▶ **Saved data entries**:

====================

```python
def _simple(name, src, out_shape, dims, extra_in=()):
    L = _lib.check_device(src, *extra_in)
    out = torch.empty(out_shape, dtype=torch.float32, device=src.device)
    L.call(name, *[_lib.ptr(t) for t in (src, *extra_in)], _lib.ptr(out), *dims, _lib.stream_of(src))
    return out


def maxpool2_fwd(x):
    xv = _nhwc(x)
    N, H, W, C = xv.shape
    return _simple("omni_maxpool2_fwd", xv, (N, H // 2, W // 2, C), (N, H, W, C)).permute(0, 3, 1, 2)


def maxpool2_bwd(x, dy, carry=None):
    xv = _nhwc(x)
    N, H, W, C = xv.shape
    if carry is None and dy.is_contiguous(memory_format=torch.channels_last):
        return _simple("omni_maxpool2_bwd", xv, (N, H, W, C), (N, H, W, C), extra_in=(_nhwc(dy),)).permute(0, 3, 1, 2)
    assert (carry is None or tuple(carry.shape) == tuple(x.shape)) and tuple(dy.shape) == (N, C, H // 2, W // 2) and dy.stride(1) == 1
    L = _lib.check_device(xv)
    dx = torch.empty((N, H, W, C), dtype=torch.float32, device=x.device)
    L.call("omni_maxpool2_bwd_carry", _lib.ptr(xv), dy.data_ptr(), dy.stride(3), _lib.ptr(carry), carry.stride(3) if carry is not None else 0,
           _lib.ptr(dx), N, H, W, C, _lib.stream_of(x))
    return dx.permute(0, 3, 1, 2)


def avgpool2_fwd(x):
    xv = _nhwc(x)
    N, H, W, C = xv.shape
    return _simple("omni_avgpool2_fwd", xv, (N, H // 2, W // 2, C), (N, H, W, C)).permute(0, 3, 1, 2)


def avgpool2_bwd(dy, in_hw):
    dyv = _nhwc(dy)
    N, _, _, C = dyv.shape
    H, W = in_hw
    return _simple("omni_avgpool2_bwd", dyv, (N, H, W, C), (N, H, W, C)).permute(0, 3, 1, 2)


def subsample2_fwd(x):
    xv = _nhwc(x)
    N, H, W, C = xv.shape
    return _simple("omni_subsample2_fwd", xv, (N, (H - 1) // 2 + 1, (W - 1) // 2 + 1, C), (N, H, W, C)).permute(0, 3, 1, 2)


def subsample2_bwd(dy, in_hw, carry=None):
    dyv = _nhwc(dy)
    N, _, _, C = dyv.shape
    H, W = in_hw
    if carry is None:
        return _simple("omni_subsample2_bwd", dyv, (N, H, W, C), (N, H, W, C)).permute(0, 3, 1, 2)
    assert tuple(carry.shape) == (N, C, H, W)
    L = _lib.check_device(dyv)
    dx = torch.empty((N, H, W, C), dtype=torch.float32, device=dy.device)
    L.call("omni_subsample2_bwd_carry", _lib.ptr(dyv), carry.data_ptr(), carry.stride(3), _lib.ptr(dx), N, H, W, C, _lib.stream_of(dy))
    return dx.permute(0, 3, 1, 2)


def upsample2_add(lat, top):
    lv, tv = _nhwc(lat), _nhwc(top)
    N, H, W, C = lv.shape
    assert tv.shape == (N, H // 2, W // 2, C), (tv.shape, lv.shape)
    return _simple("omni_upsample2_add", lv, (N, H, W, C), (N, H, W, C), extra_in=(tv,)).permute(0, 3, 1, 2)


def upsample2_bwd(dout, carry=None):
    dv = _nhwc(dout)
    N, H, W, C = dv.shape
    if carry is None:
        return _simple("omni_upsample2_bwd", dv, (N, H // 2, W // 2, C), (N, H, W, C)).permute(0, 3, 1, 2)
    assert tuple(carry.shape) == (N, C, H // 2, W // 2)
    L = _lib.check_device(dv)
    dtop = torch.empty((N, H // 2, W // 2, C), dtype=torch.float32, device=dout.device)
    L.call("omni_upsample2_bwd_carry", _lib.ptr(dv), carry.data_ptr(), carry.stride(3), _lib.ptr(dtop), N, H, W, C, _lib.stream_of(dout))
    return dtop.permute(0, 3, 1, 2)


def preprocess(images_u8, pixel_mean, pixel_std, size_divisibility=0, image_hw=None):
    assert images_u8.dtype == torch.uint8 and images_u8.dim() == 4 and images_u8.shape[1] == 3
    images_u8 = images_u8.contiguous()
    N, _, H, W = images_u8.shape
    PH, PW = H, W
    if size_divisibility > 1:
        s = size_divisibility
        PH, PW = (H + s - 1) // s * s, (W + s - 1) // s * s
    L = _lib.check_device(images_u8)
    out = torch.empty((N, PH, PW, 4), dtype=torch.float32, device=images_u8.device)
    m, s = [float(v) for v in pixel_mean], [float(v) for v in pixel_std]
    if image_hw is not None:
        assert image_hw.dtype == torch.int32 and tuple(image_hw.shape) == (N, 2) and image_hw.is_contiguous()
        L.call("omni_preprocess_masked", _lib.ptr(images_u8), _lib.ptr(image_hw), _lib.ptr(out), N, H, W, PH, PW, m[0], m[1], m[2], s[0], s[1],
               s[2], _lib.stream_of(images_u8))
    else:
        L.call("omni_preprocess", _lib.ptr(images_u8), _lib.ptr(out), N, H, W, PH, PW, m[0], m[1], m[2], s[0], s[1], s[2],
               _lib.stream_of(images_u8))
    return out.permute(0, 3, 1, 2)


def preprocess_list(images, pixel_mean, pixel_std, size_divisibility=0, image_hw=None):
    import ctypes
    N = len(images)
    if not (0 < N <= 64):
        return None
    H, W = images[0].shape[-2:]
    for im in images:
        if im.dtype != torch.uint8 or im.dim() != 3 or tuple(im.shape) != (3, H, W) or not im.is_contiguous() or im.device != images[0].device:
            return None
# ... 46 lines not shown
```

omni3d_amd/kernels/conv.py:

```python
import os

import torch

from .. import lib as _lib
from . import detmode as _det


def _nhwc(t):
    if t.dim() != 4:
        raise ValueError("expected a 4-D tensor")
    v = t.permute(0, 2, 3, 1)
    if not v.is_contiguous():
        v = v.contiguous()
    return v


def to_channels_last(t):
    return t.contiguous(memory_format=torch.channels_last)


def _fwd_launch(L, x, w, bias, out, N, H, W, C, K, R, S, stride, pad, ldx, ldo, relu, tile, splits, like, stats=None, stats_rows=0, nblk_addr=None):
    if _det.on():
        _det.plan_launch(L, "omni_conv2d_fwd_det", like, (x, w, bias, out, N, H, W, C, K, R, S, stride, pad, ldx, ldo, int(relu)),
                         ask=(tile, splits), late=(_lib.ptr(stats), stats_rows, nblk_addr))
# ... 230 lines not shown


def linear_wgrad(x, dy, accum_into=None):
    M, C = x.shape
    K = dy.shape[1]
    L = _lib.check_device(x, dy)
    if accum_into is not None:
        assert accum_into.is_contiguous() and accum_into.shape == (K, C)
        _wgrad_launch(L, _lib.ptr(x), _lib.ptr(dy), _lib.ptr(accum_into), M, 1, 1, C, K, 1, 1, 1, 0, C, K, 1, 0, x)
        return None
    dw = torch.empty((K, C), dtype=torch.float32, device=x.device)
    _wgrad_launch(L, _lib.ptr(x), _lib.ptr(dy), _lib.ptr(dw), M, 1, 1, C, K, 1, 1, 1, 0, C, K, 0, 0, x)
    return dw


def stem_eligible(x_shape, w_shape, stride, pad):
    K, C, R, S = w_shape
    return K == 16 and R == S and stride == 1 and pad == R // 2 and (C, R) in ((4, 7), (16, 3)) and x_shape[1] == C


def stem_conv_fwd(x, w):
    xv, wv = _nhwc(x), _nhwc(w)
    N, H, W, C = xv.shape
    K, R = wv.shape[0], wv.shape[1]
    L = _lib.check_device(xv, wv)
    out = torch.empty((N, H, W, K), dtype=torch.float32, device=x.device)
    L.call("omni_stem_conv_fwd", _lib.ptr(xv), _lib.ptr(wv), _lib.ptr(out), N, H, W, C, K, R, C, K, _lib.stream_of(x))
    return out.permute(0, 3, 1, 2)


def stem_first_eligible(x_shape, w):
    return (_det.on() and tuple(w.shape) == (16, 3, 7, 7) and x_shape[1] == 4 and w.is_contiguous(memory_format=torch.channels_last)
            and w.dtype == torch.float32)
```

====================

▶ **Assignment**:
The word "splits" may appear in several lines of the data; copy every line where it does.

▶ **Output of the task**:
def _fwd_launch(L, x, w, bias, out, N, H, W, C, K, R, S, stride, pad, ldx, ldo, relu, tile, splits, like, stats=None, stats_rows=0, nblk_addr=None):
                         ask=(tile, splits), late=(_lib.ptr(stats), stats_rows, nblk_addr))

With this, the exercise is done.